The world is full of dark shadows to be sure, both the world without and the world within, and the road we’ve set off on is long and hard and often hard to find, but the word is trust. Trust the deepest intuitions of your own heart, trust the source of your own truest gladness, trust the road, trust him. And praise him too. Praise him for all we leave behind us in our traveling. Praise him for all we lose that lightens our feet, for all that the long road of the years bears off like a river. Praise him for stillness in the wake of pain. But praise him too for the knowledge that what’s lost is nothing to what’s found, and that all the dark there ever was, set next to the light, would scarcely fill a cup. – Buechner
In the midst of our mourning, in the midst of our sorrow, even if we fill somewhat silly or as if this is not something to mourn, we need to learn to praise God. I love the above quotation from Buechner. It speaks so deeply to true deep mourning, and also to this intermittent and even lighter mourning we experience.

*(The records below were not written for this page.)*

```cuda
struct RescueItem { int col0, ark0, slot_a, slot_b; bool second; };
CSG_HD constexpr RescueItem rescue_item(int air, int s) {
    return air == TRANSACTION ? (s < 4 ? RescueItem{15 * s - (s >> 1), TX_ARK, 14 * s, 15 * s - (s >> 1), true} : RescueItem{SIG_HASH, TX_ARK, SIG_HASH, 0, false})
         : air == MERKLE_UPDATE ? RescueItem{15 * s - (s >> 1), 5, 15 * s - (s >> 1), 0, false}
// ... 111 lines not shown
            else if (s == 2) rescue_state_t<rescue_item_ng(TRANSACTION, 2, 0), rescue_item_ng(TRANSACTION, 2, 1)>(f, pv, C, it.col0, it.ark0, flag_a, 4, flag_b, 5);
            else if (s == 3) rescue_state_t<rescue_item_ng(TRANSACTION, 3, 0), rescue_item_ng(TRANSACTION, 3, 1)>(f, pv, C, it.col0, it.ark0, flag_a, 6, flag_b, 7);
            else rescue_state_t<rescue_item_ng(TRANSACTION, 4, 0), 0>(f, pv, C, it.col0, it.ark0, flag_a, 8, 0, 0);
        } else rescue_state_t<1, 0>(f, pv, C, it.col0, it.ark0, flag_a, 2 * s, 0, 0);
        return;
    }
    rescue_state(f, pv, C, it.col0, it.ark0, flag_a, it.slot_a, it.second, flag_b, it.slot_b);
}
template <int AIR, class PV, class CB>
CSG_HD void eval_ecc_bank(int bank, const Frame &f, const PV &pv, CB &C) {
    if (AIR != TRANSACTION && AIR != SCHNORR) return;
    const fe scalar_mult = pv(AIR == TRANSACTION ? TX_SCALAR_MULT : 1);
    const fe doubling = pv(AIR == TRANSACTION ? TX_DOUBLING : 2), addition = f63::mul(f_not(doubling), scalar_mult);
    fe q[12];
    const uint64_t *gen = CSG_TABLE(CSG_GENERATOR);
    for (int j = 0; j < 12; j++) q[j] = bank == 0 ? gen[j] : (AIR == TRANSACTION ? f.next(SENDER_KEY + j) : pv(7 + j));
    scalar_mult_bank(f, C, bank * (PPW + 1), q, doubling, addition);
}
template <int AIR, class PV, class CB>
CSG_HD void eval_ecc_bank_outputs(int bank, int formula, const Frame &f, const PV &pv, CB &C) {
    if (AIR != TRANSACTION && AIR != SCHNORR) return;
    fe q[12];
    const uint64_t *gen = CSG_TABLE(CSG_GENERATOR);
    for (int j = 0; j < 12; j++) q[j] = bank == 0 ? gen[j] : (AIR == TRANSACTION ? f.next(SENDER_KEY + j) : pv(7 + j));
    scalar_mult_bank_outputs(f, C, bank * (PPW + 1), q, formula);
}
template <int AIR, class PV, class CB>
CSG_HD fe eval_ecc_bank_merge(int bank, const Frame &f, const PV &pv, const CB &C, int comp, fe Cd, fe Cm) {
    if (AIR != TRANSACTION && AIR != SCHNORR) return 0;
    const fe scalar_mult = pv(AIR == TRANSACTION ? TX_SCALAR_MULT : 1);
    const fe doubling = pv(AIR == TRANSACTION ? TX_DOUBLING : 2), addition = f63::mul(f_not(doubling), scalar_mult);
    return scalar_mult_bank_merge(f, C, comp, bank * (PPW + 1), doubling, addition, Cd, Cm);
}
template <int AIR, class PV, class CB>
CSG_HD void eval_ecc_final(const Frame &f, const PV &pv, CB &C) {
    if (AIR != TRANSACTION && AIR != SCHNORR) return;
    const fe mask = pv(AIR == TRANSACTION ? TX_SCHNORR : 0), scalar_mult = pv(AIR == TRANSACTION ? TX_SCALAR_MULT : 1);
    schnorr_final_addition(f, C, f63::mul(f_not(scalar_mult), mask));
}

template <class PV, class CB>
CSG_HD void rest_transaction(const Frame &f, const PV &pv, CB &C) {
    const fe setup = pv(TX_SETUP), tx_hash = pv(TX_MERKLE), hash_input = pv(TX_HASH_INPUT), finish = pv(TX_FINISH), hashf = pv(TX_HASH);
    const fe schnorr_mask = pv(TX_SCHNORR), scalar_mult = pv(TX_SCALAR_MULT), doubling = pv(TX_DOUBLING), schnorr_hash = pv(TX_SCHNORR_HASH);
    const fe copy_hash = f63::mul(f_not(schnorr_hash), schnorr_mask);
    const fe addition = f63::mul(f_not(doubling), scalar_mult);
    {
        FlagAcc a(setup);
        value_block(f, C, a);
        C.sync();
        CSG_REST_LOOP
        for (int o = 0; o < APW; o++) {
            a.add(C, SENDER_KEY_RES + o, f63::sub(f.next(SENDER_KEY + o), f.cur(SENDER_INITIAL + o)));
            a.add(C, RECEIVER_KEY_RES + o, f63::sub(f.next(RECEIVER_KEY + o), f.cur(RECEIVER_INITIAL + o)));
        }
        a.add(C, DELTA_COPY_RES, f63::sub(f.next(DELTA_COPY), f63::sub(f.cur(SENDER_INITIAL + APW), f.cur(SENDER_UPDATED + APW))));
        a.add(C, SIGMA_COPY_RES, f63::sub(f.next(SIGMA_COPY), f.cur(SENDER_UPDATED + APW)));
        a.add(C, NONCE_COPY_RES, f63::sub(f.next(NONCE_COPY), f.cur(SENDER_INITIAL + APW + 1)));
        a.flush(C);
    }
    C.sync();
    {
        FlagAcc a(pv(TX_VALUE_COPY));
        CSG_REST_LOOP
        for (int o = 0; o < APW; o++) {
            a.add(C, SENDER_KEY_RES + o, f63::sub(f.next(SENDER_KEY + o), f.cur(SENDER_KEY + o)));
            a.add(C, RECEIVER_KEY_RES + o, f63::sub(f.next(RECEIVER_KEY + o), f.cur(RECEIVER_KEY + o)));
        }
        a.add(C, DELTA_COPY_RES, f63::sub(f.next(DELTA_COPY), f.cur(DELTA_COPY)));
        a.add(C, SIGMA_COPY_RES, f63::sub(f.next(SIGMA_COPY), f.cur(SIGMA_COPY)));
        a.add(C, NONCE_COPY_RES, f63::sub(f.next(NONCE_COPY), f.cur(NONCE_COPY)));
        a.flush(C);
    }
    C.sync();
#if defined(__CUDA_ARCH__)
// ... 5 lines not shown

    const fe k0 = pv(TX_INTERNAL), k1 = pv(TX_INTERNAL + 1), k2 = pv(TX_INTERNAL + 2), k3 = pv(TX_INTERNAL + 3);
    auto cell = [&](int idx) -> fe {
        if (idx < 2 * APW) return f.next(SENDER_KEY + idx);
        if (idx == 2 * APW) return f.next(DELTA_COPY);
        if (idx == 2 * APW + 1) return f.next(NONCE_COPY);
        return 0;
    };
    auto in = [&](int i) -> fe {
        f63::acc128 t;
        t.mac(k0, cell(i)); t.mac(k1, cell(HRW + i)); t.mac(k2, cell(2 * HRW + i)); t.mac(k3, cell(3 * HRW + i));
        return t.reduce();
    };
    const fe digest[4] = {pv(TX_DIGEST), pv(TX_DIGEST + 1), pv(TX_DIGEST + 2), pv(TX_DIGEST + 3)};
    schnorr_light(f, C, doubling, addition, digest, copy_hash, in);
    C.sync();

    {
        FlagAcc a(pv(TX_RANGE_STEP));
        fe db = f.next(DELTA_BIT), sb = f.next(SIGMA_BIT);
        a.add(C, DELTA_ACC, f63::sub(f.next(DELTA_ACC), f63::add(f63::dbl(f.cur(DELTA_ACC)), db)));
        a.add(C, DELTA_BIT, f_bin(db));
        a.add(C, SIGMA_ACC, f63::sub(f.next(SIGMA_ACC), f63::add(f63::dbl(f.cur(SIGMA_ACC)), sb)));
        a.add(C, SIGMA_BIT, f_bin(sb));
        a.flush(C);
        FlagAcc b(pv(TX_RANGE_FINISH));
        fe v = f63::sub(f.next(DELTA_ACC), f.next(DELTA_COPY));
        b.add(C, DELTA_RANGE_RES, v);
        b.add(C, SIGMA_RANGE_RES, v);
        b.flush(C);
    }
}

template <int AIR, class PV, class CB>
CSG_HD void eval_rest(const Frame &f, const PV &pv, CB &C) {
    if (AIR == TRANSACTION) rest_transaction(f, pv, C);
    else if (AIR == MERKLE_UPDATE) {
        FlagAcc a(pv(0));
        value_block(f, C, a);
        a.flush(C);
#if defined(__CUDA_ARCH__)
#pragma unroll 1
#endif
        for (int path = 0; path < 2; path++) merkle_auth_path(f, C, path == 0 ? SENDER_INITIAL : RECEIVER_INITIAL, pv(1), pv(2), pv(4));
        merkle_roots(f, C, pv(3));
    } else if (AIR == SCHNORR) {
        const fe global = pv(0), scalar_mult = pv(1), doubling = pv(2), hash_flag = pv(APW + 7);
        const fe digest[4] = {pv(3), pv(4), pv(5), pv(6)};
        schnorr_light(f, C, doubling, f63::mul(f_not(doubling), scalar_mult), digest, f63::mul(f_not(hash_flag), global), [&](int i) { return pv(APW + 8 + i); });
    } else if (AIR == RANGE) {
        fe b = f.next(0);
        C.add(1, f63::sub(f.next(1), f63::add(f63::dbl(f.cur(1)), b)));
        C.add(0, f_bin(b));
    } else if (AIR == RESCUE) {
        FlagAcc a(f_not(pv(0)));
        for (int i = 0; i < HRW; i++) {
            a.add(C, i, f63::sub(f.cur(i), f.next(i)));
            a.add(C, HRW + i, f.next(HRW + i));
        }
        a.flush(C);
    }
}

template <int AIR, class PV, class CB>
CSG_HD void eval_transition(const Frame &f, const PV &pv, CB &C) {
    for (int s = 0; s < Items<AIR>::rescue; s++) eval_rescue_item<AIR>(s, f, pv, C);
    if (Items<AIR>::ecc) { eval_ecc_bank<AIR>(0, f, pv, C); eval_ecc_bank<AIR>(1, f, pv, C); eval_ecc_final<AIR>(f, pv, C); }
    eval_rest<AIR>(f, pv, C);
// ... 4 lines not shown
```

### certificate_stark_b200/csrc/constraints_kernels.cuh

```cuda
#pragma once
#include <cstdlib>
#include <vector>

#include "airs.cuh"
#include "constraints.cuh"
#include "stages.cuh"

namespace csg {
using namespace f63;

namespace {
constexpr int CONS_THREADS = 128;

struct RowCtx {
    airs::Frame f;
    airs::Periodic pv;
    fe x;
};
__device__ __forceinline__ void prefetch_tile_l2(const fe *base, unsigned long long col_stride, unsigned col0, unsigned ncols, unsigned long long i0,
                                                 unsigned long long n) {
#ifndef CSG_NO_TILE_PREFETCH
    const unsigned long long rows = n - i0 < (unsigned long long)CONS_THREADS + 2 ? n - i0 : (unsigned long long)CONS_THREADS + 2;
    const unsigned bytes = (unsigned)(rows * sizeof(fe)) & ~15u;
    if (!bytes) return;
    for (unsigned c = threadIdx.x; c < ncols; c += CONS_THREADS)
        asm volatile("cp.async.bulk.prefetch.L2.global [%0], %1;" ::"l"(base + (unsigned long long)(col0 + c) * col_stride + i0), "r"(bytes) : "memory");
#endif
}

__device__ __forceinline__ RowCtx row_setup(const ConsArgs *__restrict__ A, const fe *__restrict__ lde, const fe *__restrict__ W,
                                            const fe *__restrict__ ptab, unsigned kc, unsigned long long i, fe (*xp_s)[CONS_THREADS]) {
    const unsigned long long n = 1ULL << A->logn, inext = (i + 1) & (n - 1);
    const fe *base = lde + A->lde_coset_stride[kc];
    RowCtx r{airs::Frame{base + i, base + inext, (size_t)A->col_stride},
             airs::Periodic{ptab + kc * A->ptab_coset_stride, A->poff, A->pmask, (uint32_t)i}, mul(A->shift[kc], W[i])};
    for (unsigned g = 0; g < A->ngroups; g++) xp_s[g][threadIdx.x] = mul(A->shift_adj[kc][g], W[(A->adj_mod[g] * i) & (n - 1)]);
    return r;
}

constexpr int INV_CHUNK = 16, INV_THREADS = 128;
__global__ void __launch_bounds__(INV_THREADS) boundary_inverse_kernel(const ConsArgs *__restrict__ A, const fe *__restrict__ W, fe *__restrict__ binv) {
    const unsigned kc = blockIdx.y, g = blockIdx.z;
    const unsigned long long n = 1ULL << A->logn;
    const unsigned long long base = blockIdx.x * (unsigned long long)(INV_CHUNK * INV_THREADS) + threadIdx.x;
    const fe shift = A->b_steps[g] == 1 ? A->shift[kc] : A->b_shift_steps[kc][g], off = A->b_offset[g];
// ... 13 lines not shown
        const unsigned long long i = base + (unsigned long long)c * INV_THREADS;
        if (i < n) out[i] = mul(ainv, pre[c]);
        ainv = mul(ainv, d[c]);
    }
}
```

So to all my friends walking this week and catching yourselves filled with tears and emotion. Let them come! Let the tears fall and let the emotion come. We need to allow those emotions their moment, so that we can fully rejoice and delight in the new station of being parents of adults.
Remember Psalm 30? I know…sending a kid to college is not quite the equivalence of the dedication of a temple after years of deliverance by God. But still. Weeping may endure…but a joy comes! Cry a good cry and then be ready to be a cheer leader for your kiddo, and rejoice with them as they navigate their new role.
Weeping may endure for a night,
But a shout of joy comes in the morning.
You have turned my mourning into dancing for me;
You have taken off my sackcloth and clothed me with joy,
That my soul may sing praise to You and not be silent.
O Lord my God, I will give thanks to You forever.